The BBC defended its Panorama film about North Korea as being “strongly in the public interest”. One certainly imagines a lot more members of the public were interested after the row over the methods employed in filming it, which included its excitable reporter John Sweeney growing a beard and — if you buy the line of attack mounted by academics at the London School of Economics — using innocent students as camouflage. But the question only the film itself could answer was whether it actually contained anything that would interest the public — this being the kind of country where they may let the occasional Trojan horse in but never, ever leave it unattended long enough for the occupants to climb out and get up to mischief.

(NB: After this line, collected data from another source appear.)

# Antymon/ppo_cpp

Hardware: NVIDIA B200
Metric: ppo_env_steps_per_sec (higher is better)
Workload: dtype f32

## Files before the change

### ppo_cpp_b200/csrc/kernels_rollout.cuh

```cuda
#pragma once
#include <cooperative_groups.h>

#include "kernels_misc.cuh"
#include "kernels_mlp2.cuh"

namespace ppo {

struct RolloutArgs {
    NetDims d;
    const float* params;
    int n, T, tpc;
    uint64_t seed;
    uint32_t env_id0;
    uint32_t* step_ctr;
    SynthEnv env;
    NormStats st;
    float* ret;
    float norm_gamma, clip_obs, clip_rew, eps;
    int norm_obs, norm_reward, upd_obs, upd_ret;
    double* partial;
    float *cur_obs, *cur_dones, *last_values;
    float *obs_store, *act_store, *val_store, *nlp_store, *dones_store, *rew_store, *urew_store, *ret_store;
    float gamma, lam;
    unsigned *bar_ctr, *bar_gen;
    int n_global;
    PeerMailbox mbox;
    unsigned* mbox_seq;
    size_t off_obs, off_act, off_val, off_nlp, off_ret;
    size_t row_off;
    unsigned* done_seq;
    float* h_actions;
    size_t h_act_stride;
    const float *h_obs, *h_rew, *h_done;
    unsigned* h_act_flag;
    const unsigned* h_obs_flag;
    unsigned* host_err;
    int h_sentinel;
    uint2* h_act_ll;
    const uint2* h_ans_ll;
    long long* prof;
};

#define R_PROF()                                                                              \
    do {                                                                                      \
        if (a.prof && blockIdx.x == 0 && tid == 0 && t == 1 && prof_i < 32) a.prof[prof_i++] = clock64(); \
    } while (0)

constexpr int R_TM = 32, R_NTH = 256;
constexpr int R_SOLO_CHUNK = 32;
__host__ __device__ inline size_t rollout_solo_noise_bytes(int D) { return (size_t)2 * 2 * R_SOLO_CHUNK * 4 * ((D + 3) / 4) * sizeof(float) + 16; }
constexpr unsigned PPO_HOST_ENV_ABORT = 0xffffffffu;
constexpr unsigned PPO_OBS_SENTINEL = 0xffc0ffeeu;

__device__ __forceinline__ float* rslab(const RolloutArgs& a, int r, size_t off, int width, float* local) {
    return a.mbox.world > 1 ? reinterpret_cast<float*>(a.mbox.base[r] + off) + a.row_off * width : local;
}

struct RLayout {
    FLayout f;
    int obs, state, raw, ret, dn, tenv, res, rew, done, lastv, z2, mean, var, inv, misc, csum, total_bytes;
    __host__ __device__ void init(const NetDims& d, int tpc) {
        f.init(d, R_TM, false);
        int o = f.total;
        auto take = [&](int n) { int r = o; o += (n + 3) & ~3; return r; };
        obs = take(tpc * d.O * R_TM);
        state = take(tpc * d.O * R_TM);
        raw = take(tpc * d.O * R_TM);
        ret = take(tpc * R_TM); dn = take(tpc * R_TM); tenv = take(tpc * R_TM); res = take(tpc * R_TM);
        rew = take(tpc * R_TM); done = take(tpc * R_TM); lastv = take(tpc * R_TM);
        z2 = take(d.A * R_TM);
        mean = take(d.O + 1); var = take(d.O + 1); inv = take(d.O + 1); misc = take(8);
        o = (o + 1) & ~1;
        csum = o;
        o += 2 * (2 * (d.O + 1) + 2);
        total_bytes = o * 4;
    }
};

template <int O, int H1, int H2, int A, int TM>
__device__ __forceinline__ void solo_forward(const float* __restrict__ sW, const NetDims& d, const float* __restrict__ OBS, float* H1p, float* H1v,
                                             float* H2p, float* H2v, float* MU, float* Vs, int lane) {
#pragma unroll
    for (int i = 0; i < (2 * H1 + 31) / 32; ++i) {
        const int o = lane + 32 * i;
        if (o < 2 * H1) {
            const bool vt = o >= H1;
            const int n = vt ? o - H1 : o;
            const float* w = sW + d.off[vt ? T_VF_FC0_W : T_PI_FC0_W] + n;
            float acc = 0.f;
#pragma unroll
            for (int k = 0; k < O; ++k) acc = fmaf(w[k * H1], OBS[k * TM], acc);
            (vt ? H1v : H1p)[n * TM] = tanhf(acc + sW[d.off[vt ? T_VF_FC0_B : T_PI_FC0_B] + n]);
        }
    }
    __syncwarp();
#pragma unroll
    for (int i = 0; i < (2 * H2 + 31) / 32; ++i) {
        const int o = lane + 32 * i;
        if (o < 2 * H2) {
            const bool vt = o >= H2;
            const int n = vt ? o - H2 : o;
            const float* w = sW + d.off[vt ? T_VF_FC1_W : T_PI_FC1_W] + n;
            const float* hin = vt ? H1v : H1p;
            float acc = 0.f;
#pragma unroll
            for (int k = 0; k < H1; ++k) acc = fmaf(w[k * H2], hin[k * TM], acc);
            (vt ? H2v : H2p)[n * TM] = tanhf(acc + sW[d.off[vt ? T_VF_FC1_B : T_PI_FC1_B] + n]);
        }
    }
    __syncwarp();
    static_assert(A + 1 <= 32, "one lane per head output");
    if (lane < A + 1) {
        const bool vh = lane == A;
        const int N = vh ? 1 : A, n = vh ? 0 : lane;
        const float* w = sW + d.off[vh ? T_VF_W : T_PI_W] + n;
        const float* hin = vh ? H2v : H2p;
        float acc = 0.f;
#pragma unroll
        for (int k = 0; k < H2; ++k) acc = fmaf(w[k * N], hin[k * TM], acc);
        if (vh) Vs[0] = acc + sW[d.off[T_VF_B]];
        else MU[n * TM] = acc + sW[d.off[T_PI_B] + n];
    }
    __syncwarp();
}
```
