@@ -128,20 +132,20 @@
         }
     }
 #pragma unroll
-    for (int k = 0; k < kWpItems; k++) rank[k] = code[k] != kWinEmpty ? atomicAdd(&s_hist[code[k] >> a.shift], 1u) : 0u;
+    for (int k = 0; k < ITEMS; k++) rank[k] = code[k] != kWinEmpty ? atomicAdd(&s_hist[code[k] >> a.shift], 1u) : 0u;
     lds_atomics_barrier();
     uint32_t tot;
     {
-        const uint32_t per = nbp / kWpThreads;
-        uint32_t h[kWpMaxBuckets / kWpThreads], sum = 0;
-#pragma unroll
-        for (int k = 0; k < kWpMaxBuckets / kWpThreads; k++) {
+        const uint32_t per = nbp / THREADS;
+        uint32_t h[kWpMaxBuckets / THREADS], sum = 0;
+#pragma unroll
+        for (int k = 0; k < kWpMaxBuckets / THREADS; k++) {
             h[k] = (uint32_t)k < per ? s_hist[t * per + k] : 0u;
             sum += h[k];
         }
-        uint32_t run = block_exclusive_sum<uint32_t, kWpThreads>(sum, s_tmp, &tot);
-#pragma unroll
-        for (int k = 0; k < kWpMaxBuckets / kWpThreads; k++) {
+        uint32_t run = block_exclusive_sum<uint32_t, THREADS>(sum, s_tmp, &tot);
+#pragma unroll
+        for (int k = 0; k < kWpMaxBuckets / THREADS; k++) {
             if ((uint32_t)k < per) {
                 const uint32_t b = t * per + k;
                 s_start[b] = run;
@@ -152,26 +156,26 @@
     }
     __syncthreads();
 #pragma unroll
-    for (int k = 0; k < kWpItems; k++)
+    for (int k = 0; k < ITEMS; k++)
         if (code[k] != kWinEmpty) s_ent[s_start[code[k] >> a.shift] + rank[k]] = ((uint64_t)code[k] << 32) | row[k];
     __syncthreads();
     const uint32_t cap = 1u << a.shift, mask = cap - 1u;
     bool over = false;
-    uint64_t e[kWpItems];
-    uint32_t pos[kWpItems];
-#pragma unroll
-    for (int k = 0; k < kWpItems; k++) {
-        const uint32_t i = (uint32_t)k * kWpThreads + t;
+    uint64_t e[ITEMS];
+    uint32_t pos[ITEMS];
+#pragma unroll
+    for (int k = 0; k < ITEMS; k++) {
+        const uint32_t i = (uint32_t)k * THREADS + t;
         e[k] = s_ent[i < tot ? i : 0u];
     }
 #pragma unroll
-    for (int k = 0; k < kWpItems; k++) {
-        const uint32_t i = (uint32_t)k * kWpThreads + t;
+    for (int k = 0; k < ITEMS; k++) {
+        const uint32_t i = (uint32_t)k * THREADS + t;
         pos[k] = s_delta[i < tot ? (uint32_t)(e[k] >> 32) >> a.shift : 0u] + i;
     }
 #pragma unroll
-    for (int k = 0; k < kWpItems; k++) {
-        const uint32_t i = (uint32_t)k * kWpThreads + t;
+    for (int k = 0; k < ITEMS; k++) {
+        const uint32_t i = (uint32_t)k * THREADS + t;
         if (i < tot) {
             const uint32_t w = (uint32_t)(e[k] >> 32), b = w >> a.shift;
             if (pos[k] < cap) a.dst[(((uint64_t)sb * a.nb + b) << a.shift) + pos[k]] = ((uint64_t)(w & mask) << 32) | (uint32_t)e[k];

Sweeney did manage to sneak away from the minders just once, slipping out of a dingy spa hotel (the best country had to offer) to look through a barbed wire fence at a wretched looking slice of North Korean normality. And he, or his colleagues, managed to ignore the repeated cries of “No photos, no photos” from the guides a couple of times. Elsewhere though what you got was the official tour, a numbing itinerary of inert bottling plants and mausoleums which isn’t going to do a lot for the republic’s etiolated tourist industry. Very little that they looked at was what it purported to be -- the only saving grace in this charade being that North Korea is so poor that it can’t even build a convincing Potemkin village. The factories were idle, and the model hospital they visited empty but for wary-looking medical staff. Where are the patients, Sweeney asked. Mostly they come to be treated in the morning, replied a doctor. One can only hope she delivered her lie convincingly enough to satisfy her masters, given that she and others like her are most likely to bear the brunt of any North Korean displeasure at Sweeney’s subterfuge. 

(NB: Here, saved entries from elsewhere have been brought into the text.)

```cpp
void launch_conv3x3(hipStream_t s, const float* in, int B, int H, int W, int cin, const float* wp,
                    const float* bias, int cout, bool relu, bool pool, float* out, int tag) {
    const int gx = (W + TW - 1) / TW, gy = (H + TH - 1) / TH;
    const long long px = (long long)B * H * W;
    constexpr int CONV_SMALL = 700;
    const bool small = (long long)gx * gy * B * (cout / NT) < CONV_SMALL && (cin == 64 || cin == 128);
    if (small && relu && !pool && px <= (cin == 64 ? CONV_T16_PX64 : CONV_T16_PX) && cout % T16_NC == 0) {
        const int sx = (W + T16_W - 1) / T16_W, sy = (H + T16_H - 1) / T16_H;
        constexpr int CONV_T16_NC16 = 1000;
        if (cin == 128 && (long long)sx * sy * B * (cout / T16_NC) < CONV_T16_NC16) {
            const dim3 g16(conv_grid(sx, sy, B, cout / 16));
            constexpr int b16 = 3 * (T16D_PIX * T16_CK + T16D_WROWS * 16) * 4;
            static bool l16_[64];
            ensure_dynamic_lds((const void*)conv3x3_t16d_kernel<128, true, 16>, b16, l16_);
            hipLaunchKernelGGL((conv3x3_t16d_kernel<128, true, 16>), g16, dim3(256), b16, s, in, wp, bias, out, H, W, cout, sx, sy, sx * sy * B);
            return;
        }
        const dim3 gs(conv_grid(sx, sy, B, cout / T16_NC));
        constexpr int bytes = 3 * (T16D_PIX * T16_CK + T16D_WROWS * T16_NC) * 4;
        static bool ls_[2][64];
        if (cin == 128) {
            ensure_dynamic_lds((const void*)conv3x3_t16d_kernel<128, true>, bytes, ls_[0]);
            hipLaunchKernelGGL((conv3x3_t16d_kernel<128, true>), gs, dim3(256), bytes, s, in, wp, bias, out, H, W, cout, sx, sy, sx * sy * B);
        } else {
            ensure_dynamic_lds((const void*)conv3x3_t16d_kernel<64, true>, bytes, ls_[1]);
            hipLaunchKernelGGL((conv3x3_t16d_kernel<64, true>), gs, dim3(256), bytes, s, in, wp, bias, out, H, W, cout, sx, sy, sx * sy * B);
        }
        return;
    }
    if (relu && pool && cin == 128 && px <= CONV_T16P_PX128 && cout % T16_NC == 0 && H % 2 == 0 && W % 2 == 0) {
        const int sx = (W + T16_W - 1) / T16_W, sy = (H + T16_H - 1) / T16_H;
        constexpr int b16 = 3 * (T16D_PIX * T16_CK + T16D_WROWS * 16) * 4;
        static bool lp_[64];
        ensure_dynamic_lds((const void*)conv3x3_t16d_kernel<128, true, 16, true>, b16, lp_);
        hipLaunchKernelGGL((conv3x3_t16d_kernel<128, true, 16, true>), dim3(conv_grid(sx, sy, B, cout / 16)), dim3(256), b16, s, in, wp, bias, out, H, W, cout, sx, sy, sx * sy * B);
        return;
    }
    if (small && (!pool || relu)) {
        const int sx = (W + TW - 1) / TW, sy = (H + STH - 1) / STH;
        const dim3 gs(conv_grid(sx, sy, B, cout / SNT));
        if (pool) {
            if (cin == 128) hipLaunchKernelGGL((conv3x3_small_kernel<128, true, true>), gs, dim3(256), 0, s, in, wp, bias, out, H, W, cout, sx, sy, sx * sy * B);
            else hipLaunchKernelGGL((conv3x3_small_kernel<64, true, true>), gs, dim3(256), 0, s, in, wp, bias, out, H, W, cout, sx, sy, sx * sy * B);
        }
        else if (cin == 128 && relu) hipLaunchKernelGGL((conv3x3_small_kernel<128, true>), gs, dim3(256), 0, s, in, wp, bias, out, H, W, cout, sx, sy, sx * sy * B);
        else if (cin == 128) hipLaunchKernelGGL((conv3x3_small_kernel<128, false>), gs, dim3(256), 0, s, in, wp, bias, out, H, W, cout, sx, sy, sx * sy * B);
        else if (relu) hipLaunchKernelGGL((conv3x3_small_kernel<64, true>), gs, dim3(256), 0, s, in, wp, bias, out, H, W, cout, sx, sy, sx * sy * B);
        else hipLaunchKernelGGL((conv3x3_small_kernel<64, false>), gs, dim3(256), 0, s, in, wp, bias, out, H, W, cout, sx, sy, sx * sy * B);
        return;
    }
    if (!pool && relu && cin == 128 && (tag == L_4A || tag == L_4B || tag == L_PA || tag == L_DA) && B >= 2 &&
        H % 2 == 0 && W >= TW && H >= TH && (H % TH != 0 || W % TW != 0) &&
        (long long)B * H * W * cin < (1ll << 31)) {
        const int cx = (2 * W + TW - 1) / TW, cy = (((B + 1) / 2) * H + TH - 1) / TH;
        const dim3 gc(conv_grid(cx, cy, 1, cout / NT));
        switch (tag) {
            case L_4A: hipLaunchKernelGGL((conv3x3_comp_kernel<128, true, L_4A>), gc, dim3(256), 0, s, in, wp, bias, out, B, H, W, cout, cx, cy, cx * cy); return;
            case L_4B: hipLaunchKernelGGL((conv3x3_comp_kernel<128, true, L_4B>), gc, dim3(256), 0, s, in, wp, bias, out, B, H, W, cout, cx, cy, cx * cy); return;
            case L_PA: hipLaunchKernelGGL((conv3x3_comp_kernel<128, true, L_PA>), gc, dim3(256), 0, s, in, wp, bias, out, B, H, W, cout, cx, cy, cx * cy); return;
            default: hipLaunchKernelGGL((conv3x3_comp_kernel<128, true, L_DA>), gc, dim3(256), 0, s, in, wp, bias, out, B, H, W, cout, cx, cy, cx * cy); return;
        }
    }
    switch (tag) {
        case L_2A: RFE_CONV_LAUNCH(64, false, true, L_2A); return;
        case L_2B: RFE_CONV_LAUNCH(64, true, true, L_2B); return;
        case L_3A: RFE_CONV_LAUNCH(64, false, true, L_3A); return;
        case L_3B: RFE_CONV_LAUNCH(128, true, true, L_3B); return;
        case L_4A: RFE_CONV_LAUNCH(128, false, true, L_4A); return;
        case L_4B: RFE_CONV_LAUNCH(128, false, true, L_4B); return;
        case L_PA: RFE_CONV_LAUNCH(128, false, true, L_PA); return;
        case L_DA: RFE_CONV_LAUNCH(128, false, true, L_DA); return;
        default: break;
    }
#define RFE_CONV_GEN(CIN)                                                    \
    do {                                                                     \
        if (pool && relu) RFE_CONV_LAUNCH(CIN, true, true, 0);               \
        else if (relu) RFE_CONV_LAUNCH(CIN, false, true, 0);                 \
        else if (pool) RFE_CONV_LAUNCH(CIN, true, false, 0);                 \
        else RFE_CONV_LAUNCH(CIN, false, false, 0);                          \
    } while (0)
    if (cin == 64) RFE_CONV_GEN(64);
    else if (cin == 128) RFE_CONV_GEN(128);
    else if (cin == 16) RFE_CONV_GEN(16);
    else if (cin == 32) RFE_CONV_GEN(32);
}

}
```

Measured before the change: 945.1 frames/s.

## Pack conv3x3 weights in per-lane MFMA fragment order with separate row image

Conv3x3 weights are now packed in an MFMA-fragment layout where each lane reads four contiguous floats per group, while the old row-major layout is kept as a separate image for the small kernels. The inner MFMA loop of the conv kernels reads B operands per lane instead of strided LDS rows, which is meant to cut LDS/load instruction count and bank conflicts. A tiles selector and a packing hook are added for testing. The cost is extra weight storage for the duplicate images and more complex dispatch.

```diff
diff --git a/include/rover_fe.h b/include/rover_fe.h
--- a/include/rover_fe.h
+++ b/include/rover_fe.h
@@ -184,6 +184,10 @@
 int rfe_k_conv3x3(rfe_ctx* ctx, const float* in_dev, int B, int H, int W, int Cin,
                   const float* w_oihw_host, const float* bias_host, int Cout, int relu, int pool,
                   float* out_dev);
+int rfe_k_conv3x3_tiles(rfe_ctx* ctx, const float* in_dev, int B, int H, int W, int Cin,
+                        const float* w_oihw_host, const float* bias_host, int Cout, int relu, int pool, int tiles,
+                        float* out_dev);
+int64_t rfe_k_pack_conv3x3(const float* w_oihw_host, int Cin, int Cout, int pool, int image, float* out_host, int64_t capacity);
 int rfe_k_linear(rfe_ctx* ctx, const float* a_dev, int M, int K, const float* w_nk_host,
                  const float* bias_host, int N, int relu, float* out_dev);
 int rfe_k_scoremap(rfe_ctx* ctx, const uint8_t* img_dev, int H, int W, int stride, int B,
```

Simply pointing a camera out of the tour bus provided evidence of the astonishing backwardness of the country -- and there may have been a journalistic value in that alone, the proof that Orwell was not just a realist but had actually fallen a little short of the horror. And there was too a certain frisson in seeing the BBC’s man bow respectfully to a statue of Kim Il Sung, along with the rest of the LSE party. But if you judge a current affairs film on its ability to deliver new information there really wasn’t a lot here other than local colour, much of which is already available from other sources. Tellingly the murky black and white footage of the Yodok political prison camp came to us not from a covert meeting with a North Korean subversive but courtesy of YouTube. In the end North Korea Undercover was both fascinating and frustrating -- a glimpse of oppression so complete that it constantly trembles on the edge of absurdity -- but not really delivering anything new. As Sweeney himself said at one point “Something’s going on. It’s impossible for us to ask. What’s going on? We don’t know”.